Da jeder der vier Reifen je nach Streckenführung und Strecken- bzw. Bodentemperatur unterschiedlich beansprucht wird, entwickeln sich auch die Warmdrücke in jedem Reifen unterschiedlich.Parallel zum Druckanstieg steigt die Reibungsarbeit des Reifens. Deshalb sind die Luftdrücke in der Abstimmungsphase für jeden Reifen individuell zu ermitteln.

Der Warmdruck steigt logischerweise analog zu den zurückgelegten Runden. So sollte in einem kurzen Zeittraining ein höherer Kaltdruck als im Rennen gewählt werden.

Bei zu niedrigem Druck erlangt der Reifen das richtige Grip-Niveau erst sehr spät oder auch gar nicht. Bei zu hohem Druck kann es auf der dann relativ kleinen Kontaktfläche zur Überhitzung kommen. Was folgt, sind Grip-Verlust und hoher Verschleiß.

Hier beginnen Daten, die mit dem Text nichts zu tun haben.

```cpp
#define TG_SPATIAL_LAUNCH(KERNEL, VECOK, TOTAL_VEC, TOTAL_SCALAR, ...)                                                 \
  TG_DISPATCH_DTYPE(dtype, #KERNEL, {                                                                                  \
    constexpr int V = Vec16<T>::N;                                                                                     \
    if (VECOK(V))                                                                                                      \
      hipLaunchKernelGGL((KERNEL<T, V>), dim3(tg_grid_for(TOTAL_VEC(V), 256)), dim3(256), 0, (hipStream_t)stream,      \
                         __VA_ARGS__);                                                                                 \
// ... 149 lines not shown
```

twingan_amd/csrc/reduce.hip:

```cpp
#include "tg_common.h"

namespace {

constexpr int MB_NMAX = 16;
template <typename T, int V>
struct alignas(sizeof(T) * V) MbVec {
  T e[V];
  __device__ __forceinline__ float get(int i) const { return (float)e[i]; }
  __device__ __forceinline__ void set(int i, float x) { e[i] = (T)x; }
};
template <typename T> constexpr int mb_v() { return 8 / (int)sizeof(T); }
template <typename T, int V> __device__ __forceinline__ MbVec<T, V> mb_ld(const T* p) {
  return *reinterpret_cast<const MbVec<T, V>*>(p);
}
template <typename T, int V> __device__ __forceinline__ void mb_st(T* p, const MbVec<T, V>& v) {
  *reinterpret_cast<MbVec<T, V>*>(p) = v;
}
template <typename T, int V>
__device__ __forceinline__ void mb_load_samples(const T* __restrict__ x, int n, int P, int p, MbVec<T, V> (&xv)[MB_NMAX]) {
#pragma unroll
  for (int i = 0; i < MB_NMAX; ++i) xv[i] = mb_ld<T, V>(x + (int64_t)(i < n ? i : n - 1) * P + p);
}


// ... 348 lines not shown
      mb_copy_with_stat<T, 9>(v, ggout, total / V16, c, cpad, Tt);
    } else {
      for (int64_t i = threadIdx.x; i < total; i += blockDim.x) {
        const int ch = (int)(i % cpad);
        const int64_t px = i / cpad;
        float o = 0.f;
        if (ch < c)
          o = ld(v + px * c + ch);
        else if (ch == c)
          o = Tt;
        st(ggout + i, o);
      }
    }
  }
}

template <typename T, int MODE, bool PART = false>
__global__ void sum_kernel(const T* __restrict__ x, const T* __restrict__ y, float* __restrict__ out, int64_t numel,
                           float scale, int direct = 0, int vec = 1) {
  __shared__ float red[8];
  constexpr int V = Vec16<T>::N;
  const int64_t nvec = vec ? numel / V : 0, stride = (int64_t)gridDim.x * blockDim.x;
  float acc = 0.f;
  for (int64_t i = (int64_t)blockIdx.x * blockDim.x + threadIdx.x; i < nvec; i += stride) {
    Vec16<T> a = ldv(x + i * V);
    if (MODE == 0) {
#pragma unroll
      for (int j = 0; j < V; ++j) acc += a.get(j);
    } else {
      Vec16<T> b = ldv(y + i * V);
#pragma unroll
      for (int j = 0; j < V; ++j) acc += fabsf(a.get(j) - b.get(j));
    }
  }
  for (int64_t i = nvec * V + (int64_t)blockIdx.x * blockDim.x + threadIdx.x; i < numel; i += stride)
    acc += MODE == 0 ? ld(x + i) : fabsf(ld(x + i) - ld(y + i));
  const float tot = block_sum(acc, red);
  if (threadIdx.x == 0) {
    if constexpr (PART) out[blockIdx.x] = tot;
    else if (direct) out[0] = tot * scale;
    else atomicAdd(out, tot * scale);
  }
}

__global__ void ordered_scalar_sum_kernel(const float* __restrict__ part, int n, float* __restrict__ out, float scale,
                                          int accumulate) {
  if (blockIdx.x || threadIdx.x) return;
  float t = 0.f;
  for (int i = 0; i < n; ++i) t += part[i];
  out[0] = accumulate ? out[0] + t * scale : t * scale;
}
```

Bitte entnehmen Sie zur Erstabstimmung unsere empfohlenen Kalt-Luftdrücke für Ihre BEBA Kartreifen. Diese finden Sie auf den einzelnen Produktseiten.

Die weitere Reifenabstimmung sollte so gewählt werden, dass eine Laufflächentemperatur zwischen 60° und 80° C erreicht wird, um die Materialeigenschaften optimal einzusetzen.

Einflussfaktoren auf das Abriebbild:
- Streckenführung
- Asphalttemperatur
- Fahrstil
- Chassis
- Luftdruck
- Materialbeschaffenheit

Hinweise zum Reifen Set up

Reifen im Allgemeinen und insbesondere Rennsportreifen erfüllen eine hochkomplexe Aufgabe:
Als einziger Kontakt zwischen Fahrzeug und Fahrbahn
müssen sie für eine einwandfreie Kraftübertragung sorgen.

Speziell bei Kartreifen muss dabei ein fachspezifisches
Zusammenspiel zwischen Material, konstruktionsmerkmalen, der Betriebstemperatur und dem Kraftschluß (Grip) zwischen Vorder, - und Hinterachse abgestimmt werden.

Stimmen alle Parameter überein (optimales Set up)
Ergibt sich ein gleichmäßiges Laufflächen, - bzw. Abriebbild.

Bevor Korrekturen an Sturz, und/oder Spurweite vorgenommen werden, sollten evtl. Unregelmäßigkeiten nach Möglichkeit mittels Luftdruckkorrekturen eingestellt und behoben werden.

Erfahrungsgemäß sollte die Vorderachse nicht zu stark
belastet werden.

Der Kaltdruck wird am kalten ungefahrenen Reifen an allen vier Rädern auf einen Basiswert eingestellt, der ungefähr 0,2 bar unter dem so genannten Warmdruck liegt. Nach einigen Runden schneller Fahrt wird umgehend der Warmdruck an jedem einzelnen Reifen gemessen.